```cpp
int igemm_pick(int M, int N, int K);
bool g_forced_cfg_unset();
hipError_t igemm(const GemmParams& p, int epi, int gather, int cfg, hipStream_t s);
hipError_t halo3x3(const GemmParams& p, int epi, hipStream_t s);
int halo3x3_wgrad_slabs(int Nb, int Hin, int Win, int Cin, int Cout, int stride);
hipError_t halo3x3_wgrad(const void* G, const void* A, const float* pro, float* dw32, int64_t dw32_floats, int Nb,
                         int Hin, int Win, int Cin, int Cout, int stride, int* nslabs, hipStream_t s);

__device__ __forceinline__ uint4 ld16(const bf16_t* p) { return *reinterpret_cast<const uint4*>(p); }

__device__ __forceinline__ void unpack8(const uint4 v, float (&o)[8]) {
  const uint32_t w[4] = {v.x, v.y, v.z, v.w};
#pragma unroll
  for (int i = 0; i < 4; ++i) {
    o[2 * i] = __uint_as_float(w[i] << 16);
    o[2 * i + 1] = __uint_as_float(w[i] & 0xffff0000u);
  }
}

__device__ __forceinline__ void unpack4x2(const uint4 v, f2_t (&o)[4]) {
  const uint32_t w[4] = {v.x, v.y, v.z, v.w};
#pragma unroll
  for (int i = 0; i < 4; ++i) o[i] = f2_t{__uint_as_float(w[i] << 16), __uint_as_float(w[i] & 0xffff0000u)};
}

__device__ __forceinline__ uint32_t pack2(const f2_t v) { return pack_bf16x2(v.x, v.y); }

__device__ __forceinline__ f2_t pfma(const f2_t a, const f2_t b, const f2_t c) {
// ... 329 lines not shown
```

csrc/kdl_api.h:

```cpp
#pragma once

#include <hip/hip_runtime.h>
#include <stdint.h>

namespace kdl {

int64_t bn_workspace_floats(int C);
hipError_t bn_act_forward(const void* x, const void* res, void* y, uint8_t* mbits, const void* gamma,
                          const void* beta, float* rm, float* rv, float* save_mean,
                          float* save_invstd, float* ws, int64_t M, int C, int dtype, int pdtype,
                          bool relu, bool training, float momentum, float eps, hipStream_t s);
hipError_t bn_act_backward(const void* dy, const void* y, const uint8_t* mbits, const void* x,
                           const void* gamma,
                           const void* beta, const float* mean, const float* invstd, void* dx,
                           void* dres, void* dgamma, void* dbeta, float* ws, int64_t M, int C,
                           int dtype, int pdtype, bool relu, bool training, hipStream_t s);

hipError_t bn_pool_forward(const void* x, void* y, uint8_t* idx, const void* gamma, const void* beta,
                           float* rm, float* rv, float* save_mean, float* save_invstd, float* ws,
                           int N, int H, int W, int C, int pdtype, bool training, float momentum,
                           float eps, hipStream_t s,
                           bool gemm_stats = false, void* xam = nullptr);
hipError_t bn_pool_backward(const void* dyp, const uint8_t* idx, const void* x, const void* gamma,
                            const void* beta, const float* mean, const float* invstd, void* dx,
// ... 221 lines not shown
  const void* ex2;
  const float* emean2;
  float* acc2;
  int ksize;
  int Cin;
  float* fin_ws;
  float* fin_ws2;
  float fin_M;
  const void* bx;
  const float* bcoef;
  const float* bcoef2;
  void* aout;
  int bres;
  uint8_t* obits;
};
hipError_t conv1x1_gemm(const Conv1x1Args& a, hipStream_t s);
hipError_t conv3x3_dgrad_s2(const Conv1x1Args& a, hipStream_t s);
hipError_t stem7x7_fwd(const void* x, const void* wp, void* y, int Nb, int H, int W, const float* shift, float* acc,
                       hipStream_t s, bool raw_w = false);
int stem7x7_wgrad_slabs(int Nb, int H = 224, int W = 224);
hipError_t stem7x7_wgrad(const void* dy, const void* x, float* dw32, void* dW, int Nb, int H, int W, hipStream_t s,
                         bool raw_out = false);
hipError_t stem7x7_wgrad_bn(const void* c0, const void* dp, const uint8_t* idx, const float* coef5, const void* x,
                            float* dw32, void* dW, int Nb, hipStream_t s, bool raw_out = false);
void head_splits(int Nb, int C, int L, int* s1, int* s2);
int head_lpad(int L);
hipError_t head_forward(const void* x, int Nb, int HW, int C, const void* w, const void* b, int L, const int64_t* y,
                        void* feat, float* part1, float* lrow, void* dl, void* dlT, hipStream_t s);
hipError_t head_backward(const void* feat, const void* w, const void* dl, const void* dlT, int Nb, int C, int L,
                         float* part2, void* dfeat, void* dW, void* db, const float* lrow, float* loss,
                         hipStream_t s);
int conv1x1_gram_splits(int M, int K);
hipError_t conv1x1_gram(const void* X, const float* pro, float* ws, int M, int K, hipStream_t s);
hipError_t gram_fold(const float* Gm, const float* QS, const void* W, const float* bcoef, int N, int K, void* out,
                     hipStream_t s);
hipError_t wgrad_slab_reduce(float* dw32, int64_t nk, int nsplit, float scale, void* dW, hipStream_t s,
                             int layout = 0);
void set_stem_drop(int bits);
int conv1x1_wgrad_splits(int M, int N, int K, bool solo = false);
void set_wgrad_big(int mode);
hipError_t conv1x1_wgrad(const void* G, const void* A, const float* pro_coef, float* dw32, void* dW, float scale,
                         int M, int N, int K, int Hout, int Wout, int Hin, int Win, int stride, hipStream_t s,
                         const void* gx = nullptr, const float* gcoef = nullptr, bool solo = false);
int conv3x3_wgrad_slabs(int Nb, int Hin, int Win, int Cin, int Cout, int stride);
hipError_t conv3x3_wgrad(const void* G, const void* A, const float* pro_coef, float* dw32, int64_t dw32_floats,
                         void* dW, float scale, int Nb, int Hin, int Win, int Cin, int Cout, int stride,
                         hipStream_t s);
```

****

Please write the entries out again exactly as they stand.

```cpp
int igemm_pick(int M, int N, int K);
bool g_forced_cfg_unset();
hipError_t igemm(const GemmParams& p, int epi, int gather, int cfg, hipStream_t s);
hipError_t halo3x3(const GemmParams& p, int epi, hipStream_t s);
int halo3x3_wgrad_slabs(int Nb, int Hin, int Win, int Cin, int Cout, int stride);
hipError_t halo3x3_wgrad(const void* G, const void* A, const float* pro, float* dw32, int64_t dw32_floats, int Nb,
                         int Hin, int Win, int Cin, int Cout, int stride, int* nslabs, hipStream_t s);

__device__ __forceinline__ uint4 ld16(const bf16_t* p) { return *reinterpret_cast<const uint4*>(p); }

__device__ __forceinline__ void unpack8(const uint4 v, float (&o)[8]) {
  const uint32_t w[4] = {v.x, v.y, v.z, v.w};
#pragma unroll
  for (int i = 0; i < 4; ++i) {
    o[2 * i] = __uint_as_float(w[i] << 16);
    o[2 * i + 1] = __uint_as_float(w[i] & 0xffff0000u);
  }
}

__device__ __forceinline__ void unpack4x2(const uint4 v, f2_t (&o)[4]) {
  const uint32_t w[4] = {v.x, v.y, v.z, v.w};
#pragma unroll
  for (int i = 0; i < 4; ++i) o[i] = f2_t{__uint_as_float(w[i] << 16), __uint_as_float(w[i] & 0xffff0000u)};
}

__device__ __forceinline__ uint32_t pack2(const f2_t v) { return pack_bf16x2(v.x, v.y); }

__device__ __forceinline__ f2_t pfma(const f2_t a, const f2_t b, const f2_t c) {
// ... 329 lines not shown
```

csrc/kdl_api.h:

```cpp
#pragma once

#include <hip/hip_runtime.h>
#include <stdint.h>

namespace kdl {

int64_t bn_workspace_floats(int C);
hipError_t bn_act_forward(const void* x, const void* res, void* y, uint8_t* mbits, const void* gamma,
                          const void* beta, float* rm, float* rv, float* save_mean,
                          float* save_invstd, float* ws, int64_t M, int C, int dtype, int pdtype,
                          bool relu, bool training, float momentum, float eps, hipStream_t s);
hipError_t bn_act_backward(const void* dy, const void* y, const uint8_t* mbits, const void* x,
                           const void* gamma,
                           const void* beta, const float* mean, const float* invstd, void* dx,
                           void* dres, void* dgamma, void* dbeta, float* ws, int64_t M, int C,
                           int dtype, int pdtype, bool relu, bool training, hipStream_t s);

hipError_t bn_pool_forward(const void* x, void* y, uint8_t* idx, const void* gamma, const void* beta,
                           float* rm, float* rv, float* save_mean, float* save_invstd, float* ws,
                           int N, int H, int W, int C, int pdtype, bool training, float momentum,
                           float eps, hipStream_t s,
                           bool gemm_stats = false, void* xam = nullptr);
hipError_t bn_pool_backward(const void* dyp, const uint8_t* idx, const void* x, const void* gamma,
                            const void* beta, const float* mean, const float* invstd, void* dx,
// ... 221 lines not shown
  const void* ex2;
  const float* emean2;
  float* acc2;
  int ksize;
  int Cin;
  float* fin_ws;
  float* fin_ws2;
  float fin_M;
  const void* bx;
  const float* bcoef;
  const float* bcoef2;
  void* aout;
  int bres;
  uint8_t* obits;
};
hipError_t conv1x1_gemm(const Conv1x1Args& a, hipStream_t s);
hipError_t conv3x3_dgrad_s2(const Conv1x1Args& a, hipStream_t s);
hipError_t stem7x7_fwd(const void* x, const void* wp, void* y, int Nb, int H, int W, const float* shift, float* acc,
                       hipStream_t s, bool raw_w = false);
int stem7x7_wgrad_slabs(int Nb, int H = 224, int W = 224);
hipError_t stem7x7_wgrad(const void* dy, const void* x, float* dw32, void* dW, int Nb, int H, int W, hipStream_t s,
                         bool raw_out = false);
hipError_t stem7x7_wgrad_bn(const void* c0, const void* dp, const uint8_t* idx, const float* coef5, const void* x,
                            float* dw32, void* dW, int Nb, hipStream_t s, bool raw_out = false);
void head_splits(int Nb, int C, int L, int* s1, int* s2);
int head_lpad(int L);
hipError_t head_forward(const void* x, int Nb, int HW, int C, const void* w, const void* b, int L, const int64_t* y,
                        void* feat, float* part1, float* lrow, void* dl, void* dlT, hipStream_t s);
hipError_t head_backward(const void* feat, const void* w, const void* dl, const void* dlT, int Nb, int C, int L,
                         float* part2, void* dfeat, void* dW, void* db, const float* lrow, float* loss,
                         hipStream_t s);
int conv1x1_gram_splits(int M, int K);
hipError_t conv1x1_gram(const void* X, const float* pro, float* ws, int M, int K, hipStream_t s);
hipError_t gram_fold(const float* Gm, const float* QS, const void* W, const float* bcoef, int N, int K, void* out,
                     hipStream_t s);
hipError_t wgrad_slab_reduce(float* dw32, int64_t nk, int nsplit, float scale, void* dW, hipStream_t s,
                             int layout = 0);
void set_stem_drop(int bits);
int conv1x1_wgrad_splits(int M, int N, int K, bool solo = false);
void set_wgrad_big(int mode);
hipError_t conv1x1_wgrad(const void* G, const void* A, const float* pro_coef, float* dw32, void* dW, float scale,
                         int M, int N, int K, int Hout, int Wout, int Hin, int Win, int stride, hipStream_t s,
                         const void* gx = nullptr, const float* gcoef = nullptr, bool solo = false);
int conv3x3_wgrad_slabs(int Nb, int Hin, int Win, int Cin, int Cout, int stride);
hipError_t conv3x3_wgrad(const void* G, const void* A, const float* pro_coef, float* dw32, int64_t dw32_floats,
                         void* dW, float scale, int Nb, int Hin, int Win, int Cin, int Cout, int stride,
                         hipStream_t s);
```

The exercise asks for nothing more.